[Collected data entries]
..........

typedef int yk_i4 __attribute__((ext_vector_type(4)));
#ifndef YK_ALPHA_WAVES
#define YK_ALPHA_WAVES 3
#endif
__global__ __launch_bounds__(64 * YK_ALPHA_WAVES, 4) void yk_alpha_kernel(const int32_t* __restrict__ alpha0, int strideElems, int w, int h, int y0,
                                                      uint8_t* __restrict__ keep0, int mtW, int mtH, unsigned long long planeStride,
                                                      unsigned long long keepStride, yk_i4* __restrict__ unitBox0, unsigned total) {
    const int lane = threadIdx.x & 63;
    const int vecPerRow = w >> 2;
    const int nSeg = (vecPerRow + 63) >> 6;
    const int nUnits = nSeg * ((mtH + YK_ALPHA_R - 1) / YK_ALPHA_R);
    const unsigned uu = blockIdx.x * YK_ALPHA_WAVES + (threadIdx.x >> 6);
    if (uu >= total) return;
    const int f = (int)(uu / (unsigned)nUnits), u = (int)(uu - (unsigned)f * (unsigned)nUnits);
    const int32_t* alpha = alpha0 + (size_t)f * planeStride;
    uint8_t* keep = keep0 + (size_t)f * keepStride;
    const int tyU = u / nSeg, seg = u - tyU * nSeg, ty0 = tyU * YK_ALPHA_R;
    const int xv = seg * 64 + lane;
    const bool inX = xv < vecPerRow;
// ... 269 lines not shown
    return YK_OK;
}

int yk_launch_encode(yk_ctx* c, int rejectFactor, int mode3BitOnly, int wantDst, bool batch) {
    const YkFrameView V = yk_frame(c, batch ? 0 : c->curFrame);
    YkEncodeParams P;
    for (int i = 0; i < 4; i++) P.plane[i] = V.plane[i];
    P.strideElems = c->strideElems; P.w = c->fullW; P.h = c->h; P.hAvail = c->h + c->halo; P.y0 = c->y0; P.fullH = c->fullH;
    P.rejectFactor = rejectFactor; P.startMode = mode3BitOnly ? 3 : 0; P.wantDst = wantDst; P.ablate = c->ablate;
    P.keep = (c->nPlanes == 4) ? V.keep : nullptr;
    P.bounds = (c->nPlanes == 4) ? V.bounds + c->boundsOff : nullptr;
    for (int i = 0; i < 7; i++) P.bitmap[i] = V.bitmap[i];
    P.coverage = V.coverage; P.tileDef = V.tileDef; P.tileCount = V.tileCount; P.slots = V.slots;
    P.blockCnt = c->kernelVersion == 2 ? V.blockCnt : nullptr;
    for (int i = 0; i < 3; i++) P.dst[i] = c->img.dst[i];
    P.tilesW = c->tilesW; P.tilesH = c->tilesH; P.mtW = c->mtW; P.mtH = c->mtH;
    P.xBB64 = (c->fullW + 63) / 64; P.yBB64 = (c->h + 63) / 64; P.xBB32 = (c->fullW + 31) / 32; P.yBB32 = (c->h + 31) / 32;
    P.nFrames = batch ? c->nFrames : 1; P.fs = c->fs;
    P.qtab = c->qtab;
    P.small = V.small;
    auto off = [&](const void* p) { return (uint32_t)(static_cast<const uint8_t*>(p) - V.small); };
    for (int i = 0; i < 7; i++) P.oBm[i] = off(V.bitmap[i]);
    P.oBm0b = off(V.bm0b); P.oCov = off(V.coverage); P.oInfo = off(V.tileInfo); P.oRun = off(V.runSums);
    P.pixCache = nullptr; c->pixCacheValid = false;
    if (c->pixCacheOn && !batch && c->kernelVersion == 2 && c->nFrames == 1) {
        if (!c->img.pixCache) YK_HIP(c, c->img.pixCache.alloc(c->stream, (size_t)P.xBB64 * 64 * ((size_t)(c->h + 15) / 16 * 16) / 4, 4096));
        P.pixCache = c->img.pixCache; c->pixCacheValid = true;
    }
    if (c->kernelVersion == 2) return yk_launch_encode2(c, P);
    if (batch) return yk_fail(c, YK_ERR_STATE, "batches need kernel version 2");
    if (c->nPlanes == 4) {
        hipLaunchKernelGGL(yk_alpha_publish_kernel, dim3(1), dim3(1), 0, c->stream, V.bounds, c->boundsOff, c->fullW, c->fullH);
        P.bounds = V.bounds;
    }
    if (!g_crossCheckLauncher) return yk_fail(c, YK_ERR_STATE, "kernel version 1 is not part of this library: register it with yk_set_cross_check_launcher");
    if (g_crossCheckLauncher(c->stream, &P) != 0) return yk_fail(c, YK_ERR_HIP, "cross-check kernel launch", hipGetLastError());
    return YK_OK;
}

..........

ASSIGNED TASK ->
Write out every entry again, keeping each line exactly the same.

TASK SOLUTION ->
typedef int yk_i4 __attribute__((ext_vector_type(4)));
#ifndef YK_ALPHA_WAVES
#define YK_ALPHA_WAVES 3
#endif
__global__ __launch_bounds__(64 * YK_ALPHA_WAVES, 4) void yk_alpha_kernel(const int32_t* __restrict__ alpha0, int strideElems, int w, int h, int y0,
                                                      uint8_t* __restrict__ keep0, int mtW, int mtH, unsigned long long planeStride,
                                                      unsigned long long keepStride, yk_i4* __restrict__ unitBox0, unsigned total) {
    const int lane = threadIdx.x & 63;
    const int vecPerRow = w >> 2;
    const int nSeg = (vecPerRow + 63) >> 6;
    const int nUnits = nSeg * ((mtH + YK_ALPHA_R - 1) / YK_ALPHA_R);
    const unsigned uu = blockIdx.x * YK_ALPHA_WAVES + (threadIdx.x >> 6);
    if (uu >= total) return;
    const int f = (int)(uu / (unsigned)nUnits), u = (int)(uu - (unsigned)f * (unsigned)nUnits);
    const int32_t* alpha = alpha0 + (size_t)f * planeStride;
    uint8_t* keep = keep0 + (size_t)f * keepStride;
    const int tyU = u / nSeg, seg = u - tyU * nSeg, ty0 = tyU * YK_ALPHA_R;
    const int xv = seg * 64 + lane;
    const bool inX = xv < vecPerRow;
// ... 269 lines not shown
    return YK_OK;
}

int yk_launch_encode(yk_ctx* c, int rejectFactor, int mode3BitOnly, int wantDst, bool batch) {
    const YkFrameView V = yk_frame(c, batch ? 0 : c->curFrame);
    YkEncodeParams P;
    for (int i = 0; i < 4; i++) P.plane[i] = V.plane[i];
    P.strideElems = c->strideElems; P.w = c->fullW; P.h = c->h; P.hAvail = c->h + c->halo; P.y0 = c->y0; P.fullH = c->fullH;
    P.rejectFactor = rejectFactor; P.startMode = mode3BitOnly ? 3 : 0; P.wantDst = wantDst; P.ablate = c->ablate;
    P.keep = (c->nPlanes == 4) ? V.keep : nullptr;
    P.bounds = (c->nPlanes == 4) ? V.bounds + c->boundsOff : nullptr;
    for (int i = 0; i < 7; i++) P.bitmap[i] = V.bitmap[i];
    P.coverage = V.coverage; P.tileDef = V.tileDef; P.tileCount = V.tileCount; P.slots = V.slots;
    P.blockCnt = c->kernelVersion == 2 ? V.blockCnt : nullptr;
    for (int i = 0; i < 3; i++) P.dst[i] = c->img.dst[i];
    P.tilesW = c->tilesW; P.tilesH = c->tilesH; P.mtW = c->mtW; P.mtH = c->mtH;
    P.xBB64 = (c->fullW + 63) / 64; P.yBB64 = (c->h + 63) / 64; P.xBB32 = (c->fullW + 31) / 32; P.yBB32 = (c->h + 31) / 32;
    P.nFrames = batch ? c->nFrames : 1; P.fs = c->fs;
    P.qtab = c->qtab;
    P.small = V.small;
    auto off = [&](const void* p) { return (uint32_t)(static_cast<const uint8_t*>(p) - V.small); };
    for (int i = 0; i < 7; i++) P.oBm[i] = off(V.bitmap[i]);
    P.oBm0b = off(V.bm0b); P.oCov = off(V.coverage); P.oInfo = off(V.tileInfo); P.oRun = off(V.runSums);
    P.pixCache = nullptr; c->pixCacheValid = false;
    if (c->pixCacheOn && !batch && c->kernelVersion == 2 && c->nFrames == 1) {
        if (!c->img.pixCache) YK_HIP(c, c->img.pixCache.alloc(c->stream, (size_t)P.xBB64 * 64 * ((size_t)(c->h + 15) / 16 * 16) / 4, 4096));
        P.pixCache = c->img.pixCache; c->pixCacheValid = true;
    }
    if (c->kernelVersion == 2) return yk_launch_encode2(c, P);
    if (batch) return yk_fail(c, YK_ERR_STATE, "batches need kernel version 2");
    if (c->nPlanes == 4) {
        hipLaunchKernelGGL(yk_alpha_publish_kernel, dim3(1), dim3(1), 0, c->stream, V.bounds, c->boundsOff, c->fullW, c->fullH);
        P.bounds = V.bounds;
    }
    if (!g_crossCheckLauncher) return yk_fail(c, YK_ERR_STATE, "kernel version 1 is not part of this library: register it with yk_set_cross_check_launcher");
    if (g_crossCheckLauncher(c->stream, &P) != 0) return yk_fail(c, YK_ERR_HIP, "cross-check kernel launch", hipGetLastError());
    return YK_OK;
}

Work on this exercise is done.